- Data for the task:
template <int CTRL>
__device__ __forceinline__ int dpp_i(int v) { return __builtin_amdgcn_mov_dpp(v, CTRL, 0xf, 0xf, true); }
template <int CTRL>
__device__ __forceinline__ double dpp_d(double v)
{
    const long long b = __builtin_bit_cast(long long, v);
    const int lo = dpp_i<CTRL>((int)b), hi = dpp_i<CTRL>((int)(b >> 32));
    return __builtin_bit_cast(double, ((long long)hi << 32) | (unsigned int)lo);
}
constexpr int DPP_QUAD_XOR1 = 0xB1, DPP_QUAD_XOR2 = 0x4E, DPP_ROW_HALF_MIRROR = 0x141;

template <int NT, int VIS, bool UNI>
__device__ __forceinline__ void rollout_wg4(const StepParams &p, const int T)
{
    static_assert(VIS == 0, "the four-wavefront form is built for an invisible robot only");
    constexpr int EW = Wg4<NT>::EW, NQ = Wg4<NT>::NQ;
    __shared__ float4 s_pack[NQ];
    __shared__ float2 s_res[2 * NQ], s_inv[NQ];
    __shared__ double2 s_hpos[NQ];
    __shared__ double s_hrad[NQ];
    __shared__ float4 s_lines[3 * 64];
    STAMP(0);
    STAMP_WHERE();
#ifdef MCN_DIAG
    if (p.debug_noop) return;
#endif
    const int tid = threadIdx.x;
    const int role = __builtin_amdgcn_readfirstlane(tid >> 6);
    const unsigned chunk_ = xcd_chunk();
    const mcn_env_cfg &c = p.cfg;
    const mcn_rollout &ro = p.roll;

    if (role < 3) {
        const int lane = tid & 63, k = tid & 3, q = tid >> 2;
        const bool pop = q < NQ;
        const int ge = q / NT, h = q - ge * NT;
        const bool active = pop && (long)chunk_ * EW + ge < p.E;
        const int hi = pop ? q : 0;
        const bool cand_h = k < NT - 1;
        const int j = cand_h ? k + (k >= h ? 1 : 0) : h;
        const int ci = pop ? ge * NT + j : 0;
        const bool publish = pop && k == 0;
        const float inv_th = in_vgpr(1.0f / c.orca_time_horizon), inv_ts = in_vgpr(1.0f / (float)c.time_step);
        constexpr int RES_BUF = NQ * (int)sizeof(float2);
        const int hi_b = hi * (int)sizeof(float2), ci_b = ci * (int)sizeof(float2);
        int rd_h = hi_b + RES_BUF, rd_c = ci_b + RES_BUF;
        const char *res_bytes = reinterpret_cast<const char *>(s_res);
        const QuadTable lines = {s_lines + role * 64};
        __syncthreads();
        STAMP(1);

        for (int t = 0; t < T; ++t) {
            float4 P = s_pack[hi];
            float2 cp = *reinterpret_cast<const float2 *>(s_pack + ci);
            float2 v = *reinterpret_cast<const float2 *>(res_bytes + rd_h), cv = *reinterpret_cast<const float2 *>(res_bytes + rd_c);
            float2 fm = s_inv[hi];
            float orad = s_inv[ci].x;
            asm volatile("" : "+v"(P.x), "+v"(P.y), "+v"(P.z), "+v"(P.w), "+v"(cp.x), "+v"(cp.y), "+v"(v.x), "+v"(v.y),
                              "+v"(cv.x), "+v"(cv.y), "+v"(fm.x), "+v"(fm.y), "+v"(orad));
            float rx, ry;
            quad_orca_core(c, lane, k, cand_h && active, make_float4(P.x, P.y, v.x, v.y), make_float4(P.z, P.w, fm.x, fm.y),
                           make_float4(cp.x, cp.y, cv.x, cv.y), orad, inv_th, inv_ts, rx, ry, lines);
            if (publish) s_res[(t & 1) * NQ + hi] = make_float2(rx, ry);
            rd_h = in_vgpr(hi_b + (t & 1) * RES_BUF); rd_c = in_vgpr(ci_b + (t & 1) * RES_BUF);
            if (t < 20) STAMP(40 + t);
            __syncthreads();
            __syncthreads();
            if (t < 37) STAMP(2 + t);
        }
    } else {
        static_assert(EW * 8 == 64, "eight lanes per env fill the wavefront");
        const double dt = in_vgpr(c.time_step);
        const bool do_reset = p.has_roll && ro.pool_hpos != nullptr;
        const int l = tid & 63;
        const int g = l >> 3, h = l & 7;
        const bool pop = h < NT;
        const int hs = g * NT + (pop ? h : 0);
        const long e = (long)chunk_ * EW + g;
        const bool active = pop && e < p.E;
        const long eb = e < p.E ? e : 0;
        const long a = eb * NT + (pop ? h : 0);
        const bool lead = active && h == 0;
        constexpr bool unicycle = UNI;
        const bool has_state = p.has_roll && ro.state != nullptr;
        const bool track = c.track_human_times && p.st.human_times != nullptr;

        double2 pos = reinterpret_cast<const double2 *>(p.st.hpos)[a];
        double2 vel = reinterpret_cast<const double2 *>(p.st.hvel)[a];
        double2 goal = reinterpret_cast<const double2 *>(p.st.hgoal)[a];
        double rad = p.st.hrad[a];
        double vpref = p.st.hvpref[a];
        double htime = p.st.human_times ? p.st.human_times[a] : 0.0;
        double hax = 0, hay = 0;
        double2 rpos = reinterpret_cast<const double2 *>(p.st.rpos)[eb];
        double2 rvel = reinterpret_cast<const double2 *>(p.st.rvel)[eb];
        double2 rgoal = reinterpret_cast<const double2 *>(p.st.rgoal)[eb];
        const double rrad = p.st.rrad[eb];
        double gtime = p.st.gtime[eb];
        double rtheta = p.st.rtheta ? p.st.rtheta[eb] : 0.0;
        mcn_roll_rec rs = {0, 0, 0, 0, 0, 0};
        if (has_state) rs = ro.state[eb];
        const double2 *act_ptr = reinterpret_cast<const double2 *>(p.actions) + eb;
        const long act_stride = in_vgpr((long)p.E);
        const double *disc_table = in_vgpr(ro.disc_table);
        const int disc_last = in_vgpr(ro.disc_len - 1);
        const bool has_theta = p.st.rtheta != nullptr;
        double2 act_next = *act_ptr;
        double o_rew = 0, o_dmin = 0;
        int o_dn = 0, o_inf = 0, o_hh = 0;
        const double k_timeout_at = in_vgpr(c.time_limit - 1);
        const double k_collision = in_vgpr(c.collision_penalty), k_success = in_vgpr(c.success_reward);
        const double k_discomfort = in_vgpr(c.discomfort_dist), k_factor = in_vgpr(c.discomfort_penalty_factor);
        const int k_stride = ro.case_stride, k_pool = ro.pool_size;
        const bool count_hh = c.count_hh != 0;
        {
            float4 A, B;
            quad_orca_operands(c, pos, vel, goal, rad, vpref, A, B);
            if (pop) {
                s_pack[hs] = make_float4(A.x, A.y, B.x, B.y); s_res[NQ + hs] = make_float2(A.z, A.w);
                s_inv[hs] = make_float2(B.z, B.w);
                s_hpos[hs] = pos; s_hrad[hs] = rad;
            }
        }
        __syncthreads();
        STAMP(1);

        for (int t = 0; t < T; ++t) {
            const double2 act = act_next;
            act_ptr += act_stride;
            if (t + 1 < T) act_next = *act_ptr;
            double ep_disc = 0;
            if (has_state) ep_disc = disc_table[rs.ep_steps < disc_last ? rs.ep_steps : disc_last];

            double2 eff = act;
            if (unicycle) {
                eff.x = act.x * cos(act.y + rtheta);
                eff.y = act.x * sin(act.y + rtheta);
            }
            double cd;
            {
                const double px = pos.x - rpos.x, py = pos.y - rpos.y;
                const double vx = vel.x - eff.x, vy = vel.y - eff.y;
                cd = p2s_origin(px, py, px + vx * dt, py + vy * dt) - rad - rrad;
            }
            cd = pop ? cd : INFINITY;
            int hh = 0;
            {
                static_assert(NT / 2 == 2, "two pairs per lane");
                double s2[2], ra[2], rb[2];
                bool near_any = false;
                const bool counted = active & count_hh;
#pragma unroll
                for (int d = 1; d <= NT / 2; ++d) {
                    const int jj = h + d >= NT ? h + d - NT : h + d;
                    const int pi = g * NT + (pop ? jj : 0);
                    const double2 ppos = s_hpos[pi];
                    const double prad = s_hrad[pi];
                    ra[d - 1] = jj > h ? rad : prad; rb[d - 1] = jj > h ? prad : rad;
                    const double dx = pos.x - ppos.x, dy = pos.y - ppos.y;
                    s2[d - 1] = dx * dx + dy * dy;
                    const double reach = ra[d - 1] + rb[d - 1] + 1e-6;
                    near_any |= counted & (s2[d - 1] < reach * reach);
                }
                if (__any(near_any)) {
                    DIAG_COUNT(2);
#pragma unroll
                    for (int d = 0; d < NT / 2; ++d)
                        hh += (counted & ((sqrt(s2[d]) - ra[d] - rb[d]) < 0)) ? 1 : 0;
                }
            }
            double dmin = cd;
            int hh_sum = hh;
            dmin = fmin(dmin, dpp_d<DPP_QUAD_XOR1>(dmin));       hh_sum += dpp_i<DPP_QUAD_XOR1>(hh_sum);
            dmin = fmin(dmin, dpp_d<DPP_QUAD_XOR2>(dmin));       hh_sum += dpp_i<DPP_QUAD_XOR2>(hh_sum);
            dmin = fmin(dmin, dpp_d<DPP_ROW_HALF_MIRROR>(dmin)); hh_sum += dpp_i<DPP_ROW_HALF_MIRROR>(hh_sum);

            double endx, endy, new_theta = rtheta, nrvx, nrvy;
            if (unicycle) {
                const double th = rtheta + act.y;
                endx = rpos.x + cos(th) * act.x * dt;
                endy = rpos.y + sin(th) * act.x * dt;
                new_theta = pymod(rtheta + act.y, 2 * M_PI);
                nrvx = act.x * cos(new_theta); nrvy = act.x * sin(new_theta);
            } else {
                endx = rpos.x + act.x * dt; endy = rpos.y + act.y * dt;
                nrvx = act.x; nrvy = act.y;
            }
            bool reaching = false;
            {
                const double gx = endx - rgoal.x, gy = endy - rgoal.y, near = rrad + 1e-6;
                if (__any(gx * gx + gy * gy < near * near)) DIAG_COUNT(3);
                if (__any(gx * gx + gy * gy < near * near)) reaching = norm2(gx, gy) < rrad;
            }
            double rew; int inf, dn;
            if (gtime >= k_timeout_at)          { rew = 0; dn = 1; inf = MCN_INFO_TIMEOUT; }
            else if (dmin < 0)                  { rew = k_collision; dn = 1; inf = MCN_INFO_COLLISION; }
            else if (reaching)                  { rew = k_success; dn = 1; inf = MCN_INFO_REACHGOAL; }
            else if (dmin < k_discomfort)       { rew = (dmin - k_discomfort) * k_factor * dt; dn = 0; inf = MCN_INFO_DANGER; }
            else                                { rew = 0; dn = 0; inf = MCN_INFO_NOTHING; }
            o_rew = rew; o_dmin = dmin; o_dn = dn; o_inf = inf; o_hh = hh_sum;
            const double t_new = gtime + dt;

            const int case_g = rs.next_case;
            if (has_state) {
                bool danger = inf == MCN_INFO_DANGER;
                if (danger) {
                    const KernargPtr kp = kernarg_here();
                    const int lim = kp->roll.danger_episodes, sf = kp->roll.danger_short_from;
                    danger = lim <= 0 || rs.fin_count < lim - ((sf > 0 && e >= sf - 1) ? 1 : 0);
                }
                rs.danger_count += danger ? 1 : 0;
                rs.danger_dist_sum = danger ? rs.danger_dist_sum + dmin : rs.danger_dist_sum;
                const double ret = rs.ep_return + ep_disc * rew;
                if (lead && dn) {
                    const int kf = rs.fin_count;
                    const KernargPtr kp = kernarg_here();
                    const int fin_slots = kp->roll.fin_slots;
                    double *fin_return = kp->roll.fin_return, *fin_time = kp->roll.fin_time;
                    uint8_t *fin_info = kp->roll.fin_info;
                    const bool keep = (fin_slots == 1) || (kf < fin_slots);
                    const long rec = (long)(fin_slots == 1 ? 0 : kf) * kp->E + e;
                    if (keep && fin_return) fin_return[rec] = ret;
                    if (keep && fin_time)   fin_time[rec] = (inf == MCN_INFO_TIMEOUT) ? kp->cfg.time_limit : t_new;
                    if (keep && fin_info)   fin_info[rec] = (uint8_t)inf;
                }
                rs.fin_count += dn;
                rs.ep_return = dn ? 0.0 : ret;
                rs.ep_steps = dn ? 0 : rs.ep_steps + 1;
                if (do_reset) {
                    int nc = rs.next_case + k_stride;
                    nc = nc >= k_pool ? nc - k_pool : nc;
                    rs.next_case = dn ? nc : rs.next_case;
                }
            }

            if (do_reset && dn) {
                const KernargPtr kp = kernarg_here();
                const double k_theta0 = kp->roll.robot_theta0;
                rpos = make_double2(kp->roll.robot_start[0], kp->roll.robot_start[1]);
                rgoal = make_double2(kp->roll.robot_goal[0], kp->roll.robot_goal[1]);
                rvel = make_double2(0, 0);
                if (has_theta) rtheta = k_theta0;
                gtime = 0;
            } else {
                rpos = make_double2(endx, endy);
                rvel = make_double2(nrvx, nrvy);
                if (unicycle) rtheta = new_theta;
                gtime = t_new;
            }

            const bool restart = do_reset && dn;
            float4 n_pack = make_float4(0, 0, 0, 0);
            float2 n_fvel = make_float2(0, 0), n_inv = make_float2(0, 0);
            if (restart) {
                DIAG_COUNT(1);
                if (active) {
                    const long pa = (long)case_g * NT + h;
                    const KernargPtr kp = kernarg_here();
                    const double2 *pool_hvel = reinterpret_cast<const double2 *>(kp->roll.pool_hvel);
                    vel = make_double2(0, 0);
                    if (pool_hvel) vel = pool_hvel[pa];
                    pos = reinterpret_cast<const double2 *>(kp->roll.pool_hpos)[pa];
                    goal = reinterpret_cast<const double2 *>(kp->roll.pool_hgoal)[pa];
                    rad = kp->roll.pool_hrad[pa];
                    vpref = kp->roll.pool_hvpref[pa];
                }
                htime = 0;
                float4 A, B;
                quad_orca_operands(c, pos, vel, goal, rad, vpref, A, B);
                n_pack = make_float4(in_vgpr(A.x), in_vgpr(A.y), in_vgpr(B.x), in_vgpr(B.y));
                n_fvel = make_float2(in_vgpr(A.z), in_vgpr(A.w));
                n_inv = make_float2(in_vgpr(B.z), in_vgpr(B.w));
            }
            const bool any_restart = __any(restart);

            if (t < 20) STAMP(40 + t);
            __syncthreads();
            float2 *vel_io = s_res + (t & 1) * NQ;
            {
                const float2 r = vel_io[hs];
                hax = (double)r.x; hay = (double)r.y;
            }
            if (!restart) {
                pos = make_double2(pos.x + hax * dt, pos.y + hay * dt);
                if (pop) s_pack[hs] = quad_orca_position_pack(pos, goal);
            }
            if (any_restart) {
                if (pop && restart) { s_pack[hs] = n_pack; vel_io[hs] = n_fvel; s_inv[hs] = n_inv; }
            }
            __syncthreads();
            if (t < 37) STAMP(2 + t);

            if (pop) s_hpos[hs] = pos;
            if (!restart) {
                vel = make_double2(hax, hay);
                if (track && htime == 0 && norm2(pos.x - goal.x, pos.y - goal.y) < rad) htime = t_new;
            }
            if (any_restart) {
                if (pop && restart) s_hrad[hs] = rad;
            }
        }

        long a2 = a, e2 = e;
        asm volatile("" : "+v"(a2), "+v"(e2));
        const KernargPtr kp = kernarg_here();
        if (active) {
            reinterpret_cast<double2 *>(kp->st.hpos)[a2] = pos;
            reinterpret_cast<double2 *>(kp->st.hvel)[a2] = vel;
            if (do_reset) {
                reinterpret_cast<double2 *>(kp->st.hgoal)[a2] = goal;
                kp->st.hrad[a2] = rad;
                kp->st.hvpref[a2] = vpref;
            }
            double *human_times = kp->st.human_times, *human_act = kp->out.human_act;
            if (human_times) human_times[a2] = htime;
            if (human_act) reinterpret_cast<double2 *>(human_act)[a2] = make_double2(hax, hay);
        }
        if (lead) {
            reinterpret_cast<double2 *>(kp->st.rpos)[e2] = rpos;
            reinterpret_cast<double2 *>(kp->st.rvel)[e2] = rvel;
            if (do_reset) reinterpret_cast<double2 *>(kp->st.rgoal)[e2] = rgoal;
            double *rth = kp->st.rtheta;
            if (rth) rth[e2] = rtheta;
            kp->st.gtime[e2] = gtime;
            store_step_rec(kp->out.rec + e2, o_rew, o_dmin, o_dn, o_inf, o_hh);
            if (has_state) kp->roll.state[e2] = rs;
        }
    }
    STAMP(39);
}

- Directions for this task:
Proceeding from the line containing "rs.ep_return = dn" through the line containing "nc = nc >= k_pool", transcribe the lines above exactly, both end lines included.

- Your solution:
                rs.ep_return = dn ? 0.0 : ret;
                rs.ep_steps = dn ? 0 : rs.ep_steps + 1;
                if (do_reset) {
                    int nc = rs.next_case + k_stride;
                    nc = nc >= k_pool ? nc - k_pool : nc;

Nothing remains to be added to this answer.